Write out the full listing exactly.

•••••

@@ -1077,6 +1083,7 @@
       ACVAE_TRY(dec_params(st, tn, dpart));
       ACVAE_TRY(prior_params());
     } else {
+      if (sw_glue) { ACVAE_TRY(dec_dz(st)); early_dz = true; }
       TnBatch tb{{}, tn, st.s};
       ACVAE_TRY(dec_tn(tb));
       ACVAE_TRY(prior_tn_bptt(tb));
@@ -1098,17 +1105,19 @@
     }
   }
   ACVAE_TRY(fork.join());
-  ACVAE_TRY(acvae::add_rows(dmem, E, dmem_p, E, N * S, E, st));
+  if (has_ln || !sw_glue) ACVAE_TRY(acvae::add_rows(dmem, E, dmem_p, E, N * S, E, st));
   if (has_ln) {
     ACVAE_TRY(transp(P(TP_LN_W), Eenc, wt_ln, E, E, Eenc, st));
     ACVAE_TRY(gemm(dmem, E, wt_ln, E, nullptr, d_mem_in, Eenc, N * S, Eenc, E, 0, st));
     ACVAE_TRY(gemm_tn(dmem, E, mem_in, Eenc, G(TP_LN_W), Eenc, E, Eenc, N * S, tn, st));
     ACVAE_TRY(acvae::colsum2(dmem, N * S, E, dpart, G(TP_LN_B), nullptr, 0, st));
+  } else if (sw_glue) {
+    ACVAE_TRY(acvae::sum_rows(d_mem_in, E, dmem, E, dmem_p, E, N * S, E, st));
   } else {
     ACVAE_TRY(acvae::copy_rows(d_mem_in, E, dmem, E, N * S, E, st));
   }
   if (defer) {
-    ACVAE_TRY(dec_dz(st));
+    if (!early_dz) ACVAE_TRY(dec_dz(st));
     ACVAE_TRY(Fork::edge(st.s, sp.s));
     if (!heads_on_aux) ACVAE_TRY(heads_params(sp, tn_p, dpart_p));
     ACVAE_TRY(dec_params(sp, tn_p, dpart_p, false, !early_tn));
diff --git a/acvae_amd/csrc/gemm.hip b/acvae_amd/csrc/gemm.hip
--- a/acvae_amd/csrc/gemm.hip
+++ b/acvae_amd/csrc/gemm.hip
@@ -1,3 +1,4 @@
+#include <atomic>
 #include <cstdint>
 #include <cstdlib>
 #include "mfma_tile.h"
@@ -198,6 +199,47 @@
       *p = v;
     }
   }
+}
+
+template <int BM, int BN, int U>
+__global__ __launch_bounds__(SK_THREADS) void gemm_skinny_blocked_kernel(const float* __restrict__ A, long lda,
+                                                                         const float* __restrict__ B, long ldb, int K,
+                                                                         const float* __restrict__ bias,
+                                                                         float* __restrict__ C, long ldc, int M, int N,
+                                                                         int accumulate) {
+  __shared__ float red[SK_WAVES][32][33];
+  const int lane = threadIdx.x & 63, wave = threadIdx.x >> 6, li = lane & 31, lh = lane >> 5;
+  const int n0 = blockIdx.x * (32 * BN), m0 = blockIdx.y * (32 * BM);
+  f32x16 acc[BM][BN];
+#pragma unroll
+  for (int i = 0; i < BM; ++i)
+#pragma unroll
+    for (int j = 0; j < BN; ++j)
+#pragma unroll
+      for (int r = 0; r < 16; ++r) acc[i][j][r] = 0.f;
+  sk_accumulate_blocked<BM, BN, U>(acc, A, lda, B, ldb, M, N, K, m0, n0, wave, li, lh);
+#pragma unroll
+  for (int i = 0; i < BM; ++i)
+#pragma unroll
+    for (int j = 0; j < BN; ++j) {
+      if (i | j) __syncthreads();
+#pragma unroll
+      for (int r = 0; r < 16; ++r) red[wave][(r & 3) + 8 * (r >> 2) + 4 * lh][li] = acc[i][j][r];
+      __syncthreads();
+      for (int e = threadIdx.x; e < 1024; e += SK_THREADS) {
+        const int mm = e >> 5, nn = e & 31;
+        const int m = m0 + 32 * i + mm, n = n0 + 32 * j + nn;
+        if (m < M && n < N) {
+          float v = 0.f;
+#pragma unroll
+          for (int w = 0; w < SK_WAVES; ++w) v += red[w][mm][nn];
+          if (bias) v += bias[n];
+          float* p = C + (long)m * ldc + n;
+          if (accumulate) v += *p;
+          *p = v;
+        }
+      }
+    }
 }
 
 __global__ void transpose_kernel(const float* __restrict__ in, long ld_in, float* __restrict__ out, long ld_out,
@@ -330,6 +372,58 @@
   return S;
 }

•••••

▶ ANSWER TO THIS EXERCISE:
@@ -1077,6 +1083,7 @@
       ACVAE_TRY(dec_params(st, tn, dpart));
       ACVAE_TRY(prior_params());
     } else {
+      if (sw_glue) { ACVAE_TRY(dec_dz(st)); early_dz = true; }
       TnBatch tb{{}, tn, st.s};
       ACVAE_TRY(dec_tn(tb));
       ACVAE_TRY(prior_tn_bptt(tb));
@@ -1098,17 +1105,19 @@
     }
   }
   ACVAE_TRY(fork.join());
-  ACVAE_TRY(acvae::add_rows(dmem, E, dmem_p, E, N * S, E, st));
+  if (has_ln || !sw_glue) ACVAE_TRY(acvae::add_rows(dmem, E, dmem_p, E, N * S, E, st));
   if (has_ln) {
     ACVAE_TRY(transp(P(TP_LN_W), Eenc, wt_ln, E, E, Eenc, st));
     ACVAE_TRY(gemm(dmem, E, wt_ln, E, nullptr, d_mem_in, Eenc, N * S, Eenc, E, 0, st));
     ACVAE_TRY(gemm_tn(dmem, E, mem_in, Eenc, G(TP_LN_W), Eenc, E, Eenc, N * S, tn, st));
     ACVAE_TRY(acvae::colsum2(dmem, N * S, E, dpart, G(TP_LN_B), nullptr, 0, st));
+  } else if (sw_glue) {
+    ACVAE_TRY(acvae::sum_rows(d_mem_in, E, dmem, E, dmem_p, E, N * S, E, st));
   } else {
     ACVAE_TRY(acvae::copy_rows(d_mem_in, E, dmem, E, N * S, E, st));
   }
   if (defer) {
-    ACVAE_TRY(dec_dz(st));
+    if (!early_dz) ACVAE_TRY(dec_dz(st));
     ACVAE_TRY(Fork::edge(st.s, sp.s));
     if (!heads_on_aux) ACVAE_TRY(heads_params(sp, tn_p, dpart_p));
     ACVAE_TRY(dec_params(sp, tn_p, dpart_p, false, !early_tn));
diff --git a/acvae_amd/csrc/gemm.hip b/acvae_amd/csrc/gemm.hip
--- a/acvae_amd/csrc/gemm.hip
+++ b/acvae_amd/csrc/gemm.hip
@@ -1,3 +1,4 @@
+#include <atomic>
 #include <cstdint>
 #include <cstdlib>
 #include "mfma_tile.h"
@@ -198,6 +199,47 @@
       *p = v;
     }
   }
+}
+
+template <int BM, int BN, int U>
+__global__ __launch_bounds__(SK_THREADS) void gemm_skinny_blocked_kernel(const float* __restrict__ A, long lda,
+                                                                         const float* __restrict__ B, long ldb, int K,
+                                                                         const float* __restrict__ bias,
+                                                                         float* __restrict__ C, long ldc, int M, int N,
+                                                                         int accumulate) {
+  __shared__ float red[SK_WAVES][32][33];
+  const int lane = threadIdx.x & 63, wave = threadIdx.x >> 6, li = lane & 31, lh = lane >> 5;
+  const int n0 = blockIdx.x * (32 * BN), m0 = blockIdx.y * (32 * BM);
+  f32x16 acc[BM][BN];
+#pragma unroll
+  for (int i = 0; i < BM; ++i)
+#pragma unroll
+    for (int j = 0; j < BN; ++j)
+#pragma unroll
+      for (int r = 0; r < 16; ++r) acc[i][j][r] = 0.f;
+  sk_accumulate_blocked<BM, BN, U>(acc, A, lda, B, ldb, M, N, K, m0, n0, wave, li, lh);
+#pragma unroll
+  for (int i = 0; i < BM; ++i)
+#pragma unroll
+    for (int j = 0; j < BN; ++j) {
+      if (i | j) __syncthreads();
+#pragma unroll
+      for (int r = 0; r < 16; ++r) red[wave][(r & 3) + 8 * (r >> 2) + 4 * lh][li] = acc[i][j][r];
+      __syncthreads();
+      for (int e = threadIdx.x; e < 1024; e += SK_THREADS) {
+        const int mm = e >> 5, nn = e & 31;
+        const int m = m0 + 32 * i + mm, n = n0 + 32 * j + nn;
+        if (m < M && n < N) {
+          float v = 0.f;
+#pragma unroll
+          for (int w = 0; w < SK_WAVES; ++w) v += red[w][mm][nn];
+          if (bias) v += bias[n];
+          float* p = C + (long)m * ldc + n;
+          if (accumulate) v += *p;
+          *p = v;
+        }
+      }
+    }
 }
 
 __global__ void transpose_kernel(const float* __restrict__ in, long ld_in, float* __restrict__ out, long ld_out,
@@ -330,6 +372,58 @@
   return S;
 }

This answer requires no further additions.